These are the key concepts you need to understand to accurately answer the question.

Surface Area of Revolution
When you revolve a curve around an axis, it forms a 3D shape. The surface area of this shape is what we're looking to find. For this exercise, we're focusing on revolving around the x-axis.
To get the surface area, we use a special formula:
  • First, identify your function, in this case, it's \( y = x^3/9 \).
  • Use the surface area of revolution formula: \( A = 2\pi \int_{a}^{b} y \sqrt{1 + \left(\frac{dy}{dx}\right)^2} \, dx \).
This formula helps us find the area on the curved surface by multiplying around the circular loops formed by revolving each point on the curve.
Integration
Integration is a core concept in calculus that allows us to sum small pieces to find a whole. It's used here to find the total surface area of the revolution.

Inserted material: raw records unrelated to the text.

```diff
+      if (std::memcmp(&h_o[l], &h_o[64 + l], sizeof(float)) != 0 ||
+          std::memcmp(&h_o[l], &want, sizeof(float)) != 0)
+        return fail(DDD_ERR_UNSUPPORTED,
+                    "lone output channel: lane %d: 4x4x1 chain %a, fmaf chain %a, host %a", l,
+                    (double)h_o[l], (double)h_o[64 + l], (double)want);
+    }
+  }
   (void)dpp_wave_rol_ok();
   return DDD_OK;
 }
diff --git a/data-driven-discretization-1d_amd/csrc/mfma_layout.h b/data-driven-discretization-1d_amd/csrc/mfma_layout.h
--- a/data-driven-discretization-1d_amd/csrc/mfma_layout.h
+++ b/data-driven-discretization-1d_amd/csrc/mfma_layout.h
@@ -43,6 +43,7 @@
 }
 
 constexpr int padded_rows4(int rows) { return (rows + 3) / 4 * 4; }
+constexpr int lone_offset() { return padded_rows4(fin4_regs(4)) * 64; }
 
 constexpr int kQuadHidSteps = 41, kQuadFinSteps = 41, kQuadInSteps = 2;
 constexpr int kQuadRows = 2 * kQuadInSteps + 2 * kQuadHidSteps + kQuadFinSteps;
diff --git a/data-driven-discretization-1d_amd/csrc/ops.h b/data-driven-discretization-1d_amd/csrc/ops.h
--- a/data-driven-discretization-1d_amd/csrc/ops.h
+++ b/data-driven-discretization-1d_amd/csrc/ops.h
@@ -173,6 +173,21 @@
 #undef DDD_P4
 }
 
+__global__ void lone_chain_probe_kernel(const float* __restrict__ w, const float* __restrict__ b,
+                                        int steps, float* __restrict__ out) {
+  const int l = threadIdx.x;
+  f32x4 acc = {0.0f, 0.0f, 0.0f, 0.0f};
+  float lone = 0.0f;
+  for (int k = 0; k < steps; ++k) {
+    const float a = w[(k + (l & 3) * 7) % steps];
+    const float bk = b[k * 64 + l];
+    acc = mfma4_bcast<0>(a, bk, acc);
+    lone = __builtin_fmaf(w[k], bk, lone);
+  }
+  out[l] = acc[0];
+  out[64 + l] = lone;
+}
+
 __global__ void relu_clamp_probe_kernel(const float* __restrict__ in, float* __restrict__ out) {
   typedef float f32x2 __attribute__((ext_vector_type(2)));
   const int l = threadIdx.x;
diff --git a/data-driven-discretization-1d_amd/csrc/pack_weights.h b/data-driven-discretization-1d_amd/csrc/pack_weights.h
--- a/data-driven-discretization-1d_amd/csrc/pack_weights.h
+++ b/data-driven-discretization-1d_amd/csrc/pack_weights.h
@@ -28,6 +28,7 @@
 struct Packed {
   std::vector<float> w_input, w_hidden, w_final4_rt, w_final4, w_final4_split, w_quad,
       w_final4_half, w_t16;
+  std::vector<float> w_lone;
   int folded = 0, rt_groups = 0, fin4_groups = 0;
   bool spec_folded = false;
   bool unsupported = false;
@@ -186,6 +187,14 @@
     }
 }
 
+inline std::vector<float> pack_lone(const OutLayer& src, float up, int kc, int (*src_row)(int),
+                                    int ch) {
+  std::vector<float> row((size_t)(kc + 1 + 15) / 16 * 16, 0.0f);
+  for (int k = 0; k < kc; ++k) row[k] = up * src.w[(size_t)src_row(k) * src.cols + ch];
+  row[kc] = src.b[ch];
+  return row;
+}
+
 inline std::vector<float> pack_final4_rt(const OutLayer& src, float up, int kc, int groups) {
   const auto regs = [kc](int ng) { return ((kc + 1) * ng + 15) / 16; };
   const int head = mfma::rt_head_groups(groups);
@@ -295,7 +304,8 @@
   out.w_final4_rt = pack_final4_rt(fold_rt ? folded_rt : plain, up, kc, out.rt_groups);
 
   const int groups_folded = (in.D * in.G + 3) / 4;
-  out.spec_folded = fold.can_fold && groups_folded <= groups_plain;
+  const bool lone = in.C_out % 4 == 1 && in.C_out > 4;
+  out.spec_folded = fold.can_fold && !lone && groups_folded <= groups_plain;
   out.fin4_groups = out.spec_folded ? groups_folded : groups_plain;
   if (in.wide || big || out.fin4_groups > 4) return out;
   const OutLayer folded_spec{fold.w.data(), fold.b.data(), fold.cols, in.D * in.G};
@@ -306,6 +316,11 @@
     pack_groups4(spec, up, kc5, natural_row, 0, groups, rows.data());
     out.w_final4 = quad_rows(rows.data(), rows4);
   }
+  if (lone && !out.spec_folded) {
+    out.w_lone = pack_lone(spec, up, kc5, natural_row, in.C_out - 1);
+    out.w_final4.insert(out.w_final4.end(), out.w_lone.begin(), out.w_lone.end());
+    out.w_final4.resize((out.w_final4.size() + 255) / 256 * 256, 0.0f);
+  }
   const int na = (groups + 1) / 2, chunk_rows = mfma::fin4_regs(2);
   for (int c = 0; c < 2; ++c) {
     std::vector<float> chunk((size_t)chunk_rows * 64, 0.0f);
diff --git a/data-driven-discretization-1d_amd/csrc/rhs_adaptive.h b/data-driven-discretization-1d_amd/csrc/rhs_adaptive.h
--- a/data-driven-discretization-1d_amd/csrc/rhs_adaptive.h
+++ b/data-driven-discretization-1d_amd/csrc/rhs_adaptive.h
@@ -114,7 +114,7 @@
     const double nrm = sqrt(sample_sum<kRows, kWR>(p, ln, q * q, red));
     return sqrt_n_pow2 ? nrm * inv_sqrt_n : nrm / sqrt_n;
   };
-  constexpr bool kMaskedSums = kHoist && kWR == 64 && kEq >= 0 && spec_folded(kEq >= 0 ? kEq : 0);
+  constexpr bool kMaskedSums = kHoist && kWR == 64 && kEq >= 0 && spec_masked_sums(kEq >= 0 ? kEq : 0);
 
   PackedControl* ctl = as.ctl;
   int* attempts_of = as.attempts_of;
diff --git a/data-driven-discretization-1d_amd/csrc/rhs_mfma.h b/data-driven-discretization-1d_amd/csrc/rhs_mfma.h
--- a/data-driven-discretization-1d_amd/csrc/rhs_mfma.h
+++ b/data-driven-discretization-1d_amd/csrc/rhs_mfma.h
@@ -123,9 +123,15 @@
 __host__ __device__ constexpr int spec_channel_deriv(int eq, int c) {
   return c < spec_in_size(eq, 0) ? 0 : c < spec_in_size(eq, 0) + spec_in_size(eq, 1) ? 1 : 2;
 }
+__host__ __device__ constexpr bool spec_lone_channel(int eq) {
+  return spec_net_channels(eq) % 4 == 1;
+}
 __host__ __device__ constexpr bool spec_folded(int eq) {
-  return spec_derivs(eq) <= 2 &&
+  return spec_derivs(eq) <= 2 && !spec_lone_channel(eq) &&
          (spec_derivs(eq) * spec_stencil(eq) + 3) / 4 <= (spec_net_channels(eq) + 3) / 4;
+}
+__host__ __device__ constexpr bool spec_masked_sums(int eq) {
+  return spec_forced_family(eq) && spec_flux_form(eq);
 }
 __host__ __device__ constexpr int spec_fin_channels(int eq) {
   return spec_folded(eq) ? spec_derivs(eq) * spec_stencil(eq) : spec_net_channels(eq);
@@ -1004,6 +1010,75 @@
   if (kPrio == 5) __builtin_amdgcn_s_setprio(3);
   fin4_mfmas<NG, (TW::kFinK - 1) * NG, fin4_regs_t<TW>(NG), kAcc>(
       w, f32x4{1.0f, 1.0f, 1.0f, 1.0f}, acc, std::make_integer_sequence<int, NG>{});
+}
+
+typedef float f32x8 __attribute__((ext_vector_type(8)));
+typedef const __attribute__((address_space(4))) f32x8* LoneChunks;
+
+template <int NGW, int K0, int NW, int... J>
+__device__ __forceinline__ void fin4_mfmas_of(const float (&w)[NW], const f32x4& b,
+                                              f32x4 (&acc)[NGW - 1],
+                                              std::integer_sequence<int, J...>) {
+  constexpr int NI = NGW - 1;
+  ((acc[J % NI] = mfma4<((K0 + J / NI) * NGW + J % NI) % 16>(
+        w[((K0 + J / NI) * NGW + J % NI) / 16], b[J / NI], acc[J % NI])), ...);
+}
+
+template <int NGW, int OG, class TW>
+__device__ __forceinline__ void fin4_lone_step(const char* __restrict__ in, const int (&off)[TW::kK],
+                                               const float (&w)[fin4_regs_t<TW>(NGW)],
+                                               f32x4 (&buf)[kFin4Ahead + 1], f32x4 (&acc)[NGW - 1],
+                                               LoneChunks wl, f32x8 (&ws)[2], float& lone) {
+  constexpr int kNext = OG + kFin4Ahead;
+  constexpr int kPerTap = TW::kFinC / 4;
+  constexpr int kChunk = OG / 2;
+  if constexpr (kNext < TW::kOperandGroups)
+    buf[kNext % (kFin4Ahead + 1)] =
+        *reinterpret_cast<const f32x4*>(in + off[kNext / kPerTap] + 16 * (kNext % kPerTap));
+  if constexpr (OG % 2 == 0) ws[(kChunk + 1) & 1] = wl[kChunk + 1];
+  const f32x4 b = buf[OG % (kFin4Ahead + 1)];
+  fin4_mfmas_of<NGW, OG * 4, fin4_regs_t<TW>(NGW)>(w, b, acc,
+                                                  std::make_integer_sequence<int, 4 * (NGW - 1)>{});
+#pragma unroll
+  for (int e = 0; e < 4; ++e) lone = __builtin_fmaf(ws[kChunk & 1][4 * (OG & 1) + e], b[e], lone);
+  if constexpr (kNext < TW::kOperandGroups) __builtin_amdgcn_sched_group_barrier(0x100, 1, 0);
+  __builtin_amdgcn_sched_group_barrier(0x008, 4 * (NGW - 1), 0);
+}
+
+template <int NGW, class TW, int... OG>
+__device__ __forceinline__ void fin4_lone_run(const char* __restrict__ in, const int (&off)[TW::kK],
+                                              const float (&w)[fin4_regs_t<TW>(NGW)],
+                                              f32x4 (&buf)[kFin4Ahead + 1], f32x4 (&acc)[NGW - 1],
+                                              LoneChunks wl, f32x8 (&ws)[2], float& lone,
+                                              std::integer_sequence<int, OG...>) {
+  (fin4_lone_step<NGW, OG, TW>(in, off, w, buf, acc, wl, ws, lone), ...);
+}
+
+template <int NGW, class TW = DefaultTower>
+__device__ __forceinline__ float final_layer4_lone(const float* __restrict__ in_f,
+                                                   const float (&w)[fin4_regs_t<TW>(NGW)],
+                                                   const float* __restrict__ w_lone,
+                                                   const int (&off)[TW::kK], f32x4 (&acc)[NGW - 1]) {
+  static_assert(NGW >= 3 && TW::kOperandGroups % 2 == 0 && (TW::kFinK - 1) % 8 == 0,
+                "two or more MFMA chains; whole chunks of eight weights, then the bias");
+  const char* __restrict__ in = reinterpret_cast<const char*>(in_f);
+  constexpr int kPerTap = TW::kFinC / 4;
+  const LoneChunks wl = (LoneChunks)w_lone;
+  f32x4 buf[kFin4Ahead + 1];
+  f32x8 ws[2];
+  ws[0] = wl[0];
+#pragma unroll
+  for (int g = 0; g < NGW - 1; ++g) acc[g] = f32x4{0.0f, 0.0f, 0.0f, 0.0f};
+#pragma unroll
+  for (int og = 0; og < kFin4Ahead; ++og)
+    buf[og] = *reinterpret_cast<const f32x4*>(in + off[og / kPerTap] + 16 * (og % kPerTap));
+  __builtin_amdgcn_sched_group_barrier(0x100, kFin4Ahead, 0);
+  float lone = 0.0f;
+  fin4_lone_run<NGW, TW>(in, off, w, buf, acc, wl, ws, lone,
+                         std::make_integer_sequence<int, TW::kOperandGroups>{});
+  fin4_mfmas_of<NGW, TW::kFinK - 1, fin4_regs_t<TW>(NGW)>(
+      w, f32x4{1.0f, 1.0f, 1.0f, 1.0f}, acc, std::make_integer_sequence<int, NGW - 1>{});
+  return __builtin_fmaf(ws[(TW::kOperandGroups / 2) & 1][0], 1.0f, lone);
 }
 
 template <int NG, int kPrio = 0>
@@ -1154,6 +1229,8 @@
   constexpr bool kOneWave = kRows == kWR;
   constexpr int kPrio = prio_mode(kEq);
   constexpr int kNG = kSpec ? spec_fin_groups(kSpec ? kEq : 0) : 2;
+  constexpr bool kLone = kSpec && spec_lone_channel(kSpec ? kEq : 0);
+  static_assert(!kLone || kPrio != 5, "final_layer4_lone carries no priority switches");
   constexpr int kGW = flavour_stencil(kWide);
   constexpr int kCh = flavour_net_channels(kWide);
   static_assert(!(kSpec && kWide), "the per-equation kernels have no wide flavour");
@@ -1281,7 +1358,7 @@
     DDD_STAMP(2);
     {
       if constexpr (kQuad) {
-        constexpr bool kMaskedSums = spec_folded(kSpec ? kEq : 0);
+        constexpr bool kMaskedSums = spec_masked_sums(kSpec ? kEq : 0);
         if (frc_next) res.fk_next = forcing_phase2<kRows, kWR, kMaskedSums>(sm, res);
         group_barrier<kRows, kWR>();
         const f32x4 d4 = final_layer_quad(in, res.q_fin, res.q_fin_off);
@@ -1296,7 +1373,7 @@
         }
       } else if constexpr (kSplit) {
         constexpr int kNA = (kNG + 1) / 2, kNB = kNG - kNA;
-        constexpr bool kMaskedSums = spec_folded(kSpec ? kEq : 0);
+        constexpr bool kMaskedSums = spec_masked_sums(kSpec ? kEq : 0);
         if (frc_next) res.fk_next = forcing_phase2<kRows, kWR, kMaskedSums>(sm, res);
         group_barrier<kRows, kWR>();
         int off4[kKW];
@@ -1365,14 +1442,23 @@
           off4[k] = (int)__umul24((unsigned)rows5[k], (unsigned)(kHS * 4));
       }
       if (nL == 2) group_barrier<kRows, kWR>();
-      constexpr bool kMaskedSums = kKeepRows && spec_folded(kSpec ? kEq : 0);
+      constexpr bool kMaskedSums = kKeepRows && spec_masked_sums(kSpec ? kEq : 0);
       if (frc_next) res.fk_next = forcing_phase2<kRows, kWR, kMaskedSums>(sm, res);
       group_barrier<kRows, kWR>();
       if constexpr (kSpec) {
         f32x4 acc4[kNG];
         if (!(ablate & 4)) {
-          if constexpr (TW::kTile16) final_layer4_t16<kNG, kPrio>(in, wf4, off4, acc4);
-          else final_layer4<kNG, TW, kNG, kPrio>(in, wf4, off4, acc4);
+          if constexpr (TW::kTile16) {
+            final_layer4_t16<kNG, kPrio>(in, wf4, off4, acc4);
+          } else if constexpr (kLone) {
+            f32x4 acc_m[kNG - 1];
+            const float lone = final_layer4_lone<kNG, TW>(in, wf4, p.w_final4 + lone_offset(), off4, acc_m);
+#pragma unroll
+            for (int g4 = 0; g4 < kNG - 1; ++g4) acc4[g4] = acc_m[g4];
+            acc4[kNG - 1] = f32x4{lone, 0.0f, 0.0f, 0.0f};
+          } else {
+            final_layer4<kNG, TW, kNG, kPrio>(in, wf4, off4, acc4);
+          }
         } else {
 #pragma unroll
           for (int g4 = 0; g4 < kNG; ++g4) acc4[g4] = f32x4{0.0f, 0.0f, 0.0f, 0.0f};
```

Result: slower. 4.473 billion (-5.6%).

  • To find the surface area, integrate over the function from the start to the end of the interval, here from \( x = 0 \) to \( x = 2 \).
  • The function inside the integral tells us how to add up those small slices.
  • For our formula \( A = 2\pi \int_{a}^{b} y \sqrt{1 + \left(\frac{dy}{dx}\right)^2} \, dx \), \( y \) and its derivative are both part of the expression we integrate.
Integration helps combine these small surface slices into the total area of the 3D surface.
Derivative
The derivative tells us how a function changes at any point and is essential for surface area calculations.
For this exercise, we worked with the curve given by the equation \( y = \frac{x^3}{9} \). To calculate its derivative:
  • Apply the power rule of differentiation to find \( \frac{dy}{dx} \).
  • Here, \( \frac{dy}{dx} = \frac{x^2}{3} \).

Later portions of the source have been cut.